:: Given records
#if defined(__HIP_DEVICE_COMPILE__)
#define CRA5_XHALF_MAX(X)                                                                 \
  ({                                                                                      \
    float a_ = (X), b_ = (X), r_;                                                         \
    asm("s_nop 1\n\tv_permlane32_swap_b32_e32 %0, %1\n\ts_nop 1\n\tv_max_f32_e32 %2, %0, %1" \
        : "+v"(a_), "+v"(b_), "=v"(r_));                                                  \
    r_;                                                                                   \
  })
#define CRA5_MAX2_VALU(A, B)                                                              \
  ({                                                                                      \
    float r_;                                                                             \
    asm("v_max_f32_e32 %0, %1, %2" : "=v"(r_) : "v"(A), "v"(B));                          \
    r_;                                                                                   \
  })
#else
#define CRA5_XHALF_MAX(X) (X)
#define CRA5_MAX2_VALU(A, B) fmaxf((A), (B))
#endif
#if !defined(__HIP_DEVICE_COMPILE__)
#define CRA5_TILE_MAX(S)                                                                  \
  ({                                                                                      \
    float m_ = fmaxf(fmaxf(fmaxf(S[0], S[1]), fmaxf(S[2], S[3])), fmaxf(fmaxf(S[4], S[5]), fmaxf(S[6], S[7]))); \
    float n_ = fmaxf(fmaxf(fmaxf(S[8], S[9]), fmaxf(S[10], S[11])), fmaxf(fmaxf(S[12], S[13]), fmaxf(S[14], S[15]))); \
    CRA5_XHALF_MAX(fmaxf(m_, n_)) * cmax;       \
  })
#else
#define CRA5_MAX3(A, B, C) fmaxf(fmaxf((A), (B)), (C))
#define CRA5_TILE_MAX(S)                                                                  \
  ({                                                                                      \
    const float a_ = CRA5_MAX3(S[0], S[1], S[2]), b_ = CRA5_MAX3(S[3], S[4], S[5]), c_ = CRA5_MAX3(S[6], S[7], S[8]); \
    const float d_ = CRA5_MAX3(S[9], S[10], S[11]), e_ = CRA5_MAX3(S[12], S[13], S[14]);     \
    const float f_ = CRA5_MAX3(a_, b_, c_), g_ = CRA5_MAX3(d_, e_, S[15]);                   \
    CRA5_XHALF_MAX(CRA5_MAX2_VALU(f_, g_)) * cmax;  \
  })
#endif

  f32x16 s_cur;
  CRA5_K_LOAD(0);
  CRA5_V_LOAD(0);
  CRA5_K_STORE(0);
  CRA5_V_STORE(0);
  CRA5_K_LOAD(1);
  CRA5_K_STORE(1);
  __syncthreads();
  CRA5_K_LOAD(2);
  CRA5_V_LOAD(1);
  CRA5_SCORES(s_cur, 0);
  float mloc = CRA5_TILE_MAX(s_cur);
  __syncthreads();

  auto key_tile = [&](const int j, f32x16 &s_cur, f32x16 &s_next) __attribute__((always_inline)) {
    const int kb = (j + 1) & 1, vb = j & 1;
    if (!IDLE_SKIP || wave_active) {
    constexpr float DEFER_LOG2 = 8.0f;
    auto shift = [&](float delta, const bool rescale, f32x16 *also) __attribute__((always_inline)) {
      delta = (float)(_Float16)fminf(fmaxf(delta, -60000.f), 60000.f);
      if (rescale) {
        const float alpha = __builtin_amdgcn_exp2f(-delta);
        l_run *= alpha;
#pragma unroll
        for (int t = 0; t < 2; ++t)
#pragma unroll
          for (int r = 0; r < 16; ++r) o[t][r] *= alpha;
      }
      m_run += delta;
      half8 e0, bd;
#pragma unroll
      for (int e = 0; e < 8; ++e) {
        e0[e] = (_Float16)0.0f;
        bd[e] = (_Float16)0.0f;
      }
      e0[0] = (_Float16)(h == 0 ? 1.0f : 0.0f);
      bd[0] = (_Float16)(h == 0 ? -delta : 0.0f);
      s_cur = __builtin_amdgcn_mfma_f32_32x32x16_f16(e0, bd, s_cur, 0, 0, 0);
      negm = __builtin_amdgcn_mfma_f32_32x32x16_f16(e0, bd, negm, 0, 0, 0);
      if (also) *also = __builtin_amdgcn_mfma_f32_32x32x16_f16(e0, bd, *also, 0, 0, 0);
#if defined(__HIP_DEVICE_COMPILE__)
      asm volatile("s_nop 15\n\ts_nop 3" ::: "memory");
#endif
    };
    if (HI) {
      if (j == 0) shift(mloc, false, nullptr);
    } else if (!__all(mloc - m_run <= DEFER_LOG2)) {
      const float m_new = fmaxf(m_run, mloc);
      const float alpha = __builtin_amdgcn_exp2f(m_run - m_new);
      l_run *= alpha;
#pragma unroll
      for (int t = 0; t < 2; ++t)
#pragma unroll
        for (int r = 0; r < 16; ++r) o[t][r] *= alpha;
      m_run = m_new;
    }
    const float m_new = m_run;
#if defined(__HIP_DEVICE_COMPILE__)
    if (!HI) {
#define CRA5_FENCE() __builtin_amdgcn_sched_barrier(0)
#define CRA5_STAGE(MFMA_STMT) \
  CRA5_FENCE();               \
  MFMA_STMT;                  \
  CRA5_FENCE();
#define CRA5_KFRAG(PLANE, ST) (*reinterpret_cast<const half8 *>(k_base + kb * KBUF + (PLANE)*KPL + 16 * (ST)))
#define CRA5_MM(A, B, C) __builtin_amdgcn_mfma_f32_32x32x16_f16((A), (B), (C), 0, 0, 0)
      typedef _Float16 half2v __attribute__((ext_vector_type(2)));
      typedef unsigned u32x4 __attribute__((ext_vector_type(4)));
      float p[16], psum = 0.f;
      u32x4 phw[2], plw[2];
      auto exp_half = [&](const int u) __attribute__((always_inline)) {
        p[2 * u] = __builtin_amdgcn_exp2f(fmaf(s_cur[2 * u], cexp, -m_new));
        p[2 * u + 1] = __builtin_amdgcn_exp2f(fmaf(s_cur[2 * u + 1], cexp, -m_new));
      };
      auto split_half = [&](const int u) __attribute__((always_inline)) {
        const int r = 2 * u;
        const half2v h2 = {(_Float16)p[r], (_Float16)p[r + 1]};
        const unsigned hh = __builtin_bit_cast(unsigned, h2);
        float d0, d1;
        asm("v_fma_mix_f32 %0, %2, -1.0, %3 op_sel_hi:[1,0,0]\n\t"
            "v_fma_mix_f32 %1, %2, -1.0, %4 op_sel:[1,0,0] op_sel_hi:[1,0,0]"
            : "=&v"(d0), "=&v"(d1) : "v"(hh), "v"(p[r]), "v"(p[r + 1]));
        psum += p[r];
        psum += p[r + 1];
        const half2v l2 = {(_Float16)d0, (_Float16)d1};
        unsigned ll = __builtin_bit_cast(unsigned, l2);
        asm("" : "+v"(ll));
        phw[u >> 2][u & 3] = hh;
        plw[u >> 2][u & 3] = ll;
      };
#define ph(T) __builtin_bit_cast(half8, phw[T])
#define pl(T) __builtin_bit_cast(half8, plw[T])
      half8 vh[2], vl[2];
      auto v_frag = [&](const int t, const int plane, const int dt) __attribute__((always_inline)) {
        const unsigned short *vp = v_base + vb * VBUF + plane * VPL + 16 * t * VS + 32 * dt;
        const half4 a0 = CRA5_TR_READ(vp);
        const half4 a1 = CRA5_TR_READ(vp + 8 * VS);
        return __builtin_shufflevector(a0, a1, 0, 1, 2, 3, 4, 5, 6, 7);
      };
      half8 kh0 = CRA5_KFRAG(0, 0), kl0 = CRA5_KFRAG(1, 0), kh1 = CRA5_KFRAG(0, 1), kl1 = CRA5_KFRAG(1, 1);
      f32x16 acc;
#pragma unroll
      for (int r = 0; r < 16; ++r) acc[r] = 0.f;
      CRA5_STAGE(acc = CRA5_MM(kl0, qh[0], acc))
      exp_half(0);
      CRA5_STAGE(acc = CRA5_MM(kh0, ql[0], acc))
      exp_half(1);
      CRA5_STAGE(acc = CRA5_MM(kh0, qh[0], acc))
      split_half(0);
      const half8 kh2 = CRA5_KFRAG(0, 2), kl2 = CRA5_KFRAG(1, 2);
      CRA5_STAGE(acc = CRA5_MM(kl1, qh[1], acc))
      exp_half(2);
      CRA5_STAGE(acc = CRA5_MM(kh1, ql[1], acc))
      split_half(1);
      CRA5_STAGE(acc = CRA5_MM(kh1, qh[1], acc))
      exp_half(3);
      const half8 kh3 = CRA5_KFRAG(0, 3), kl3 = CRA5_KFRAG(1, 3);
      CRA5_STAGE(acc = CRA5_MM(kl2, qh[2], acc))
      split_half(2);
      CRA5_STAGE(acc = CRA5_MM(kh2, ql[2], acc))
      exp_half(4);
      CRA5_STAGE(acc = CRA5_MM(kh2, qh[2], acc))
      split_half(3);
      CRA5_STAGE(acc = CRA5_MM(kl3, qh[3], acc))
      exp_half(5);
      vl[0] = v_frag(0, 1, 0);
      vl[1] = v_frag(0, 1, 1);
      CRA5_STAGE(acc = CRA5_MM(kh3, ql[3], acc))
      split_half(4);
      CRA5_STAGE(acc = CRA5_MM(kh3, qh[3], acc))
      split_half(5);
      vh[0] = v_frag(0, 0, 0);
      vh[1] = v_frag(0, 0, 1);
      s_next = acc;
      CRA5_STAGE(o[0] = CRA5_MM(vl[0], ph(0), o[0]))
      exp_half(6);
      CRA5_STAGE(o[1] = CRA5_MM(vl[1], ph(0), o[1]))
      exp_half(7);
      CRA5_STAGE(o[0] = CRA5_MM(vh[0], pl(0), o[0]))
      split_half(6);
      CRA5_STAGE(o[1] = CRA5_MM(vh[1], pl(0), o[1]))
      split_half(7);
      vl[0] = v_frag(1, 1, 0);
      vl[1] = v_frag(1, 1, 1);
      CRA5_STAGE(o[0] = CRA5_MM(vh[0], ph(0), o[0]))
      l_run += psum;
      CRA5_STAGE(o[1] = CRA5_MM(vh[1], ph(0), o[1]))
      vh[0] = v_frag(1, 0, 0);
      vh[1] = v_frag(1, 0, 1);
      CRA5_STAGE(o[0] = CRA5_MM(vl[0], ph(1), o[0]))
      const float ma = CRA5_MAX3(s_next[0], s_next[1], s_next[2]), mb = CRA5_MAX3(s_next[3], s_next[4], s_next[5]);
      const float mc = CRA5_MAX3(s_next[6], s_next[7], s_next[8]), md = CRA5_MAX3(s_next[9], s_next[10], s_next[11]);
      const float me = CRA5_MAX3(s_next[12], s_next[13], s_next[14]);
      CRA5_STAGE(o[1] = CRA5_MM(vl[1], ph(1), o[1]))
      const float mf = CRA5_MAX3(ma, mb, mc), mg = CRA5_MAX3(md, me, s_next[15]);
      const float mfg = CRA5_MAX2_VALU(mf, mg);
      CRA5_STAGE(o[0] = CRA5_MM(vh[0], pl(1), o[0]))
      const float mx = CRA5_XHALF_MAX(mfg);
      CRA5_STAGE(o[1] = CRA5_MM(vh[1], pl(1), o[1]))
      mloc = mx * cmax;
      CRA5_STAGE(o[0] = CRA5_MM(vh[0], ph(1), o[0]))
      CRA5_STAGE(o[1] = CRA5_MM(vh[1], ph(1), o[1]))
#undef ph
#undef pl
#undef CRA5_MM
#undef CRA5_KFRAG
#undef CRA5_STAGE
#undef CRA5_FENCE
    } else
#endif
    {
    CRA5_SCORES(s_next, kb);
    float psum = 0.f;
    half8 ph[2], pl[2];
#if defined(__HIP_DEVICE_COMPILE__)
    if (HI) {
      typedef _Float16 half2v __attribute__((ext_vector_type(2)));
      typedef _Float16 half8v __attribute__((ext_vector_type(8)));
      const half2v ones = {(_Float16)1.0f, (_Float16)1.0f};
      auto exps = [&]() __attribute__((always_inline)) {
        psum = 0.f;
#pragma unroll
        for (int t = 0; t < 2; ++t) {
          half2v hp[4];
#pragma unroll
          for (int i = 0; i < 4; ++i) {
            hp[i] = half2v{(_Float16)__builtin_amdgcn_exp2f(s_cur[8 * t + 2 * i]), (_Float16)__builtin_amdgcn_exp2f(s_cur[8 * t + 2 * i + 1])};
            psum = __builtin_amdgcn_fdot2(hp[i], ones, psum, false);
          }
          ph[t] = half8v{hp[0][0], hp[0][1], hp[1][0], hp[1][1], hp[2][0], hp[2][1], hp[3][0], hp[3][1]};
        }
      };
      exps();
      constexpr float P_SAFE = 8192.0f;
      if (!__all(psum <= P_SAFE)) {
        const float mrel = CRA5_TILE_MAX(s_cur);
        shift(fmaxf(mrel, 0.f), true, &s_next);
        exps();
      }
#pragma unroll
      for (int t = 0; t < 2; ++t)
#pragma unroll
        for (int e = 0; e < 8; ++e) pl[t][e] = (_Float16)0.0f;
    }
#else
#pragma unroll
    for (int r = 0; r < 16; ++r) {
      const float p = HI ? (float)(_Float16)__builtin_amdgcn_exp2f(s_cur[r]) : __builtin_amdgcn_exp2f(fmaf(s_cur[r], cexp, -m_new));
      psum += p;
      const _Float16 hi = (_Float16)p;
      const _Float16 lo = (_Float16)(p - (float)hi);
      ph[r >> 3][r & 7] = hi;
      pl[r >> 3][r & 7] = lo;
    }
#endif
    l_run += psum;
#pragma unroll
    for (int t = 0; t < 2; ++t) {
      half8 vh[2], vl[2];
#pragma unroll
      for (int dt = 0; dt < 2; ++dt) {
        const unsigned short *vp = v_base + vb * VBUF + 16 * t * VS + 32 * dt;
        const unsigned short *vq = vp + VPL;
        const half4 a0 = CRA5_TR_READ(vp);
        const half4 a1 = CRA5_TR_READ(vp + 8 * VS);
        const half4 b0 = CRA5_TR_READ(vq);
        const half4 b1 = CRA5_TR_READ(vq + 8 * VS);
        vh[dt] = __builtin_shufflevector(a0, a1, 0, 1, 2, 3, 4, 5, 6, 7);
        vl[dt] = __builtin_shufflevector(b0, b1, 0, 1, 2, 3, 4, 5, 6, 7);
      }
      if (!HI) {
        o[0] = __builtin_amdgcn_mfma_f32_32x32x16_f16(vl[0], ph[t], o[0], 0, 0, 0);
        o[1] = __builtin_amdgcn_mfma_f32_32x32x16_f16(vl[1], ph[t], o[1], 0, 0, 0);
        o[0] = __builtin_amdgcn_mfma_f32_32x32x16_f16(vh[0], pl[t], o[0], 0, 0, 0);
        o[1] = __builtin_amdgcn_mfma_f32_32x32x16_f16(vh[1], pl[t], o[1], 0, 0, 0);
      }
      o[0] = __builtin_amdgcn_mfma_f32_32x32x16_f16(vh[0], ph[t], o[0], 0, 0, 0);
      o[1] = __builtin_amdgcn_mfma_f32_32x32x16_f16(vh[1], ph[t], o[1], 0, 0, 0);
    }
    if (!HI) mloc = CRA5_TILE_MAX(s_next);
    }
    }
    CRA5_K_STORE(j & 1);
    CRA5_V_STORE((j + 1) & 1);
    CRA5_K_LOAD(j + 3);
    CRA5_V_LOAD(j + 2);
    __syncthreads();
  };
  CRA5_ATRACE(1, wall_clock64());
  f32x16 s_alt;
  const int n_loop = n_tiles;
  int jt = 0;
  for (; jt + 1 < n_loop; jt += 2) {
    key_tile(jt, s_cur, s_alt);
    key_tile(jt + 1, s_alt, s_cur);
  }
  if (jt < n_loop) key_tile(jt, s_cur, s_alt);
  CRA5_ATRACE(2, wall_clock64());
  CRA5_ATRACE(4, (unsigned long long)n_tiles);

  const float l_tot = l_run + __shfl_xor(l_run, 32, 64);
  if (BAL && seg_part[seg] >= 0) {
    if (q_tok >= 0) {
      float *wrow = bal.ws + (((((size_t)head * bal.n_grp + seg_grp[seg]) * bal.maxp + seg_part[seg]) * NW + wave) * 32 + l31) * WS_ROW;
#pragma unroll
      for (int t = 0; t < 2; ++t)
#pragma unroll
        for (int gq = 0; gq < 4; ++gq) {
          const int d = 32 * t + 8 * gq + 4 * h;
          *reinterpret_cast<float4 *>(wrow + d) = make_float4(o[t][4 * gq + 0], o[t][4 * gq + 1], o[t][4 * gq + 2], o[t][4 * gq + 3]);
        }
      if (h == 0) {
        wrow[64] = m_run;
        wrow[65] = l_tot;
      }
    }
    continue;
  }
  {
    const bool live = q_tok >= 0;
    const float inv = live ? 1.0f / l_tot : 0.0f;
    float *orow = (out && live) ? out + (size_t)q_tok * C + hoff : nullptr;
    unsigned short *srow = (out_s && live) ? out_s + (size_t)q_tok * 2 * Kp_out : nullptr;
#pragma unroll
    for (int t = 0; t < 2; ++t)
#pragma unroll
      for (int pr = 0; pr < 2; ++pr) {
        float va[4], vb[4];
#pragma unroll
        for (int k = 0; k < 4; ++k) {
          va[k] = o[t][4 * (2 * pr) + k] * inv;
          vb[k] = o[t][4 * (2 * pr + 1) + k] * inv;
        }
        if (orow) {
          *reinterpret_cast<float4 *>(orow + 32 * t + 16 * pr + 4 * h) = make_float4(va[0], va[1], va[2], va[3]);
          *reinterpret_cast<float4 *>(orow + 32 * t + 16 * pr + 8 + 4 * h) = make_float4(vb[0], vb[1], vb[2], vb[3]);
        }
        if (out_s) {
          unsigned ha0, la0, ha1, la1, hb0, lb0, hb1, lb1;
          cra5_split_pair(va[0], va[1], ha0, la0);
          cra5_split_pair(va[2], va[3], ha1, la1);
          cra5_split_pair(vb[0], vb[1], hb0, lb0);
          cra5_split_pair(vb[2], vb[3], hb1, lb1);
#if defined(__HIP_DEVICE_COMPILE__)
#define CRA5_SWAP32(A, B)                                                  \
  {                                                                        \
    const auto r_ = __builtin_amdgcn_permlane32_swap((A), (B), false, false); \
    (A) = r_[0];                                                           \
    (B) = r_[1];                                                           \
  }
          CRA5_SWAP32(ha0, hb0);
          CRA5_SWAP32(ha1, hb1);
          CRA5_SWAP32(la0, lb0);
          CRA5_SWAP32(la1, lb1);
#undef CRA5_SWAP32
#endif
          if (srow) {
            const int c0 = hoff + 32 * t + 16 * pr + 8 * h;
            unsigned short *sp = srow + (PLAIN ? c0 : (c0 >> 5) * 64 + (c0 & 31));
            *reinterpret_cast<uint4 *>(sp) = make_uint4(ha0, ha1, hb0, hb1);
            if (!HI) *reinterpret_cast<uint4 *>(sp + 32) = make_uint4(la0, la1, lb0, lb1);
          }
        }
      }
  }
  CRA5_ATRACE(3, wall_clock64());
  CRA5_ATRACE(5, clock64() - atrace_c0);
  }
  (void)tab_ready;
}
::::
Work to complete >>
I need each line of the entries that holds the string "fmaf" located and copied.

Reply to the task >>
        p[2 * u] = __builtin_amdgcn_exp2f(fmaf(s_cur[2 * u], cexp, -m_new));
        p[2 * u + 1] = __builtin_amdgcn_exp2f(fmaf(s_cur[2 * u + 1], cexp, -m_new));
      const float p = HI ? (float)(_Float16)__builtin_amdgcn_exp2f(s_cur[r]) : __builtin_amdgcn_exp2f(fmaf(s_cur[r], cexp, -m_new));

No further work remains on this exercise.